Boris Johnson joue déjà son va-tout. Le Premier ministre a suspendu mercredi 28 août le Parlement britannique pendant cinq semaines jusqu'au 14 octobre, soit deux semaines seulement avant la date du Brexit.

Le nouvel hôte du 10 Downing Street entend ainsi s'acquitter de sa promesse de livrer le Brexit aux Britanniques au 31 octobre. Et pour y parvenir le conservateur a peu de possibilité, si ce n'est de neutraliser le Parlement pour éviter de voir le "no deal" retoqué par les députés.

Sur la chaîne de télévision Sky News, il s'en est pourtant défendu en affirmant que le calendrier fixé "laissera amplement le temps aux députés de débattre de l'UE et du Brexit". Mais dans les faits, deux semaines paraissent bien légères pour que les députés puissent organiser une riposte à une sortie sans accord de l'Union européenne. 

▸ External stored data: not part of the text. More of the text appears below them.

extern "C++" {
template <int WAVES, bool NT, bool TILED, bool MC>
static hipError_t sweep_dma_launch_t(int num_cu, hipStream_t s, const float2* q, const float2* db, const FftCorrP& p, float* dist, int* angle)
{
    const size_t lds = (size_t)WAVES * kRing * kSlotBytes + (size_t)(kHalf * kD + 8) * sizeof(v2f) + 16 ;
    auto kern = k_ring_sweep_dma<WAVES, NT, TILED, MC>;
    static std::atomic<unsigned> attr_set{0};
    int dev = 0;
    hipError_t e = hipGetDevice(&dev);
    if (e != hipSuccess) return e;
    if (!(attr_set.load(std::memory_order_relaxed) & (1u << (dev & 31)))) {
        e = hipFuncSetAttribute(reinterpret_cast<const void*>(kern), hipFuncAttributeMaxDynamicSharedMemorySize, (int)lds);
        if (e != hipSuccess) return e;
        attr_set.fetch_or(1u << (dev & 31), std::memory_order_relaxed);
    }
    const int C = MC ? p.channels : 1;
    const int need = C * ((p.ndb + WAVES - 1) / WAVES);
    if (p.nq > 1) {
        FftCorrP pm = p;
        pm.units = std::max(C, std::min(std::max(8, num_cu / (8 * p.nq) * 8), need));
        const int grid = (pm.units + 7) / 8 * 8 * p.nq;
        hipLaunchKernelGGL(kern, dim3(grid, 1), dim3(WAVES * 64), lds, s, q, db, pm, dist, angle);
        return hipGetLastError();
    }
    int blocks = std::max(1, std::min(num_cu, need));
    if (MC) blocks = std::max(p.channels, blocks);
    hipLaunchKernelGGL(kern, dim3(blocks, 1), dim3(WAVES * 64), lds, s, q, db, p, dist, angle);
    return hipGetLastError();
}
template <bool TILED, bool MC>
static hipError_t sweep_dma_launch(int num_cu, hipStream_t s, const float2* q, const float2* db, const FftCorrP& p, float* dist, int* angle)
{
    return p.nq > 1 ? sweep_dma_launch_t<12, false, TILED, MC>(num_cu, s, q, db, p, dist, angle)
                    : sweep_dma_launch_t<8, true, TILED, MC>(num_cu, s, q, db, p, dist, angle);
}

constexpr int kSweepDmaMaxQ = 32;
constexpr int kSweepDmaMaxQMc = 8;

static int sweep_dma_mc(mrs_ctx* ctx, hipStream_t s, const float2* q, const float2* db, FftCorrP p, float* dist, int* angle, bool tiled)
{
    mrs::Scratch part;
    int st = part.alloc((size_t)p.nq * p.channels * p.ndb * 128 * sizeof(float2), s);
    if (st != MRS_OK) return st;
    p.mc_partial = part.as<float2>();
    const int num_cu = ctx->num_cu > 0 ? ctx->num_cu : 256;
    if (tiled) MRS_HIP_TRY((sweep_dma_launch<true, true>(num_cu, s, q, db, p, dist, angle)));
    else MRS_HIP_TRY((sweep_dma_launch<false, true>(num_cu, s, q, db, p, dist, angle)));
    hipLaunchKernelGGL(k_ring_mc_finish, dim3((p.ndb + 3) / 4, p.nq), dim3(256), 0, s, p.mc_partial, p.ndb, p.channels, p.denom, dist, angle);
    MRS_HIP_TRY(hipGetLastError());
    return MRS_OK;
}

static int sweep_dma_queries(mrs_ctx* ctx, hipStream_t s, const float2* q, int n_q, const float2* db, FftCorrP p, float* dist, int* angle, bool tiled)
{
    const int num_cu = ctx->num_cu > 0 ? ctx->num_cu : 256;
    const int C = p.channels;
    const int maxq = C > 1 ? kSweepDmaMaxQMc : kSweepDmaMaxQ;
    const size_t qentry = (size_t)C * kHalf * kD;
    for (int q0 = 0; q0 < n_q; q0 += maxq) {
        p.nq = std::min(maxq, n_q - q0);
        const float2* qq = q + (size_t)q0 * qentry;
        float* dd = dist + (size_t)q0 * p.ndb;
        int* aa = angle + (size_t)q0 * p.ndb;
        if (C > 1) {
            const int st = sweep_dma_mc(ctx, s, qq, db, p, dd, aa, tiled);
            if (st != MRS_OK) return st;
            continue;
        }
        if (tiled) MRS_HIP_TRY((sweep_dma_launch<true, false>(num_cu, s, qq, db, p, dd, aa)));
        else MRS_HIP_TRY((sweep_dma_launch<false, false>(num_cu, s, qq, db, p, dd, aa)));
    }
    return MRS_OK;
}

template <typename DBT>
static int corr_fft_launch(mrs_ctx* ctx, const float* d_q, int32_t n_q, const void* d_db, int32_t n_db, int32_t channels,
                           float* d_dist, int32_t* d_angle, float* d_corr, mrs_stream stream, bool pairwise,
                           const long long* d_db_first = nullptr, const long long* d_q_row = nullptr)
{
    MRS_REQUIRE(ctx && d_q && d_db && d_dist && d_angle, "null pointer");
    MRS_REQUIRE(n_q > 0 && n_db > 0 && channels > 0, "counts must be positive");
    MRS_HIP_TRY(hipSetDevice(ctx->device));
    FftCorrP p;
    p.nq = n_q; p.ndb = n_db; p.pairwise = pairwise ? 1 : 0; p.channels = channels;
    p.denom = (float)(0.15 * channels * kA * kD);
    p.db_first = d_db_first; p.q_row = d_q_row; p.mc_partial = nullptr; p.units = 0;
    MRS_REQUIRE(!(d_db_first || d_q_row) || (!pairwise && channels == 1 && std::is_same<DBT, float2>::value && n_q <= mrs::kMaxGridY),
                "per-query database blocks: single-channel fp32 sweeps of at most 65535 queries");
    constexpr int NSLOT = 2;
    hipStream_t s = (hipStream_t)stream;
    const float2* q2 = reinterpret_cast<const float2*>(d_q);
    const DBT* db2 = reinterpret_cast<const DBT*>(d_db);
    const size_t entry = (size_t)channels * kHalf * kD;
    for (int q0 = 0; q0 < n_q; q0 += mrs::kMaxGridY) {
        const int nq = std::min(n_q - q0, mrs::kMaxGridY);
        p.nq = nq;
        const size_t ro = (size_t)q0 * (pairwise ? 1 : n_db);
        const float2* qq = q2 + q0 * entry;
        const DBT* dd = pairwise ? db2 + q0 * entry : db2;
        float* dist_c = d_dist + ro;
        int32_t* angle_c = d_angle + ro;
        float* corr_c = d_corr ? d_corr + ro * kA : nullptr;
        if (pairwise) {
            if (channels == 1)
                hipLaunchKernelGGL((k_ring_corr_fft<1, false, true, false, DBT>), dim3(1, nq), dim3(kSlotThreads), 0, s, qq, dd, p, dist_c,
                                   angle_c, corr_c);
            else
                hipLaunchKernelGGL((k_ring_corr_fft<1, false, true, true, DBT>), dim3(1, nq), dim3(kSlotThreads), 0, s, qq, dd, p, dist_c,
                                   angle_c, corr_c);
        } else {
            int blocks = 2 * (ctx->num_cu > 0 ? ctx->num_cu : 256);
            if (n_q > 1) blocks = (blocks + n_q - 1) / n_q;
            const int need = (n_db + NSLOT - 1) / NSLOT;
            if (blocks > need) blocks = need;
            if (blocks < 1) blocks = 1;
            if (channels == 1) {
                const size_t lds = (size_t)kHalf * kLdsStride * sizeof(v2f);
                bool launched = false;
                if constexpr (std::is_same<DBT, float2>::value) {
                    if (nq <= kSweepDmaMaxQ && !d_corr && !d_db_first && !d_q_row) {
                        const int st = sweep_dma_queries(ctx, s, qq, nq, dd, p, dist_c, angle_c, false);
                        if (st != MRS_OK) return st;
                        launched = true;
                    }
                }
                if constexpr (std::is_same<DBT, __half2>::value) {
                    if (n_q <= 2) {
                        auto kern = k_ring_sweep_pipe<NSLOT, DBT, 2>;
                        MRS_HIP_TRY(hipFuncSetAttribute(reinterpret_cast<const void*>(kern), hipFuncAttributeMaxDynamicSharedMemorySize, (int)lds));
                        hipLaunchKernelGGL(kern, dim3(blocks, nq), dim3(NSLOT * kSlotThreads), lds, s, qq, dd, p, dist_c, angle_c, corr_c);
                        launched = true;
                    }
                }
                if (!launched) {
                    auto kern = k_ring_corr_fft<NSLOT, true, false, false, DBT, true>;
                    MRS_HIP_TRY(hipFuncSetAttribute(reinterpret_cast<const void*>(kern), hipFuncAttributeMaxDynamicSharedMemorySize, (int)lds));
                    hipLaunchKernelGGL(kern, dim3(blocks, nq), dim3(NSLOT * kSlotThreads), lds, s, qq, dd, p, dist_c, angle_c, corr_c);
                }
            } else if (std::is_same<DBT, float2>::value && nq <= kSweepDmaMaxQMc && !d_corr) {
                const int st = sweep_dma_queries(ctx, s, qq, nq, reinterpret_cast<const float2*>(dd), p, dist_c, angle_c, false);
                if (st != MRS_OK) return st;
            } else {
                constexpr int MAXR = 8;
                const int resident = std::max(1, 2 * (ctx->num_cu > 0 ? ctx->num_cu : 256) / nq);
                const int waves = (n_db + NSLOT * MAXR * resident - 1) / (NSLOT * MAXR * resident);
                const int chunks = std::max(1, std::min(waves * resident, (n_db + NSLOT - 1) / NSLOT));
                const size_t lds = (size_t)(kHalf * kLdsStride + MAXR * NSLOT * kSlotThreads) * sizeof(v2f);
                if (chunks <= mrs::kMaxGridY) {
                    auto kern = k_ring_sweep_mc<NSLOT, MAXR, DBT>;
                    MRS_HIP_TRY(hipFuncSetAttribute(reinterpret_cast<const void*>(kern), hipFuncAttributeMaxDynamicSharedMemorySize, (int)lds));
                    hipLaunchKernelGGL(kern, dim3(nq, chunks), dim3(NSLOT * kSlotThreads), lds, s, qq, dd, p, dist_c, angle_c, corr_c);
                } else {
                    hipLaunchKernelGGL((k_ring_corr_fft<NSLOT, false, false, true, DBT>), dim3(blocks, nq), dim3(NSLOT * kSlotThreads), 0, s, qq, dd,
                                       p, dist_c, angle_c, corr_c);
                }
            }
        }
    }
    MRS_HIP_TRY(hipGetLastError());
    return MRS_OK;
}
}

int mrs_ring_corr_fft_sweep(mrs_ctx* ctx, const float* d_query_spec, int32_t n_query, const float* d_db_spec,
                            int32_t n_db, float* d_dist, int32_t* d_angle, float* d_corr, mrs_stream stream)
{
    return corr_fft_launch<float2>(ctx, d_query_spec, n_query, d_db_spec, n_db, 1, d_dist, d_angle, d_corr, stream, false);
}

int mrs_ring_spec_to_tiled(mrs_ctx* ctx, const float* d_half_spec, int32_t n, float* d_tiled, mrs_stream stream)
{
    MRS_REQUIRE(ctx && d_half_spec && d_tiled, "null pointer");
    MRS_REQUIRE(n > 0, "n must be positive");
    MRS_HIP_TRY(hipSetDevice(ctx->device));
    hipLaunchKernelGGL(k_ring_spec_to_tiled, dim3(n), dim3(256), 0, (hipStream_t)stream, reinterpret_cast<const float2*>(d_half_spec),
                       reinterpret_cast<float2*>(d_tiled));
    MRS_HIP_TRY(hipGetLastError());
    return MRS_OK;
}

int mrs_ring_corr_fft_sweep_tiled_q(mrs_ctx* ctx, const float* d_query_spec, int32_t n_query, const float* d_db_tiled, int32_t n_db, int32_t channels,
                                    float* d_dist, int32_t* d_angle, mrs_stream stream)
{
    MRS_REQUIRE(ctx && d_query_spec && d_db_tiled && d_dist && d_angle, "null pointer");
    MRS_REQUIRE(n_query > 0 && n_db > 0 && channels > 0, "counts must be positive");
    MRS_HIP_TRY(hipSetDevice(ctx->device));
    FftCorrP p;
    p.nq = 1; p.ndb = n_db; p.pairwise = 0; p.channels = channels;
    p.denom = (float)(0.15 * channels * kA * kD);
    p.db_first = nullptr; p.q_row = nullptr; p.mc_partial = nullptr; p.units = 0;
    return sweep_dma_queries(ctx, (hipStream_t)stream, reinterpret_cast<const float2*>(d_query_spec), n_query, reinterpret_cast<const float2*>(d_db_tiled), p,
                             d_dist, d_angle, true);
}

Un "scandale constitutionnel"

Une manœuvre risquée, qui pourrait donc plonger un peu plus le Royaume-Uni, très divisé sur la question du "no deal", dans une crise politique ouverte. "Il est absolument évident que l'objectif de la suspension est maintenant d'empêcher le Parlement de débattre du Brexit et de faire son devoir de définir une trajectoire pour le pays", a déclaré le président de la Chambre des Communes John Bercow, qualifiant la décision de "scandale constitutionnel".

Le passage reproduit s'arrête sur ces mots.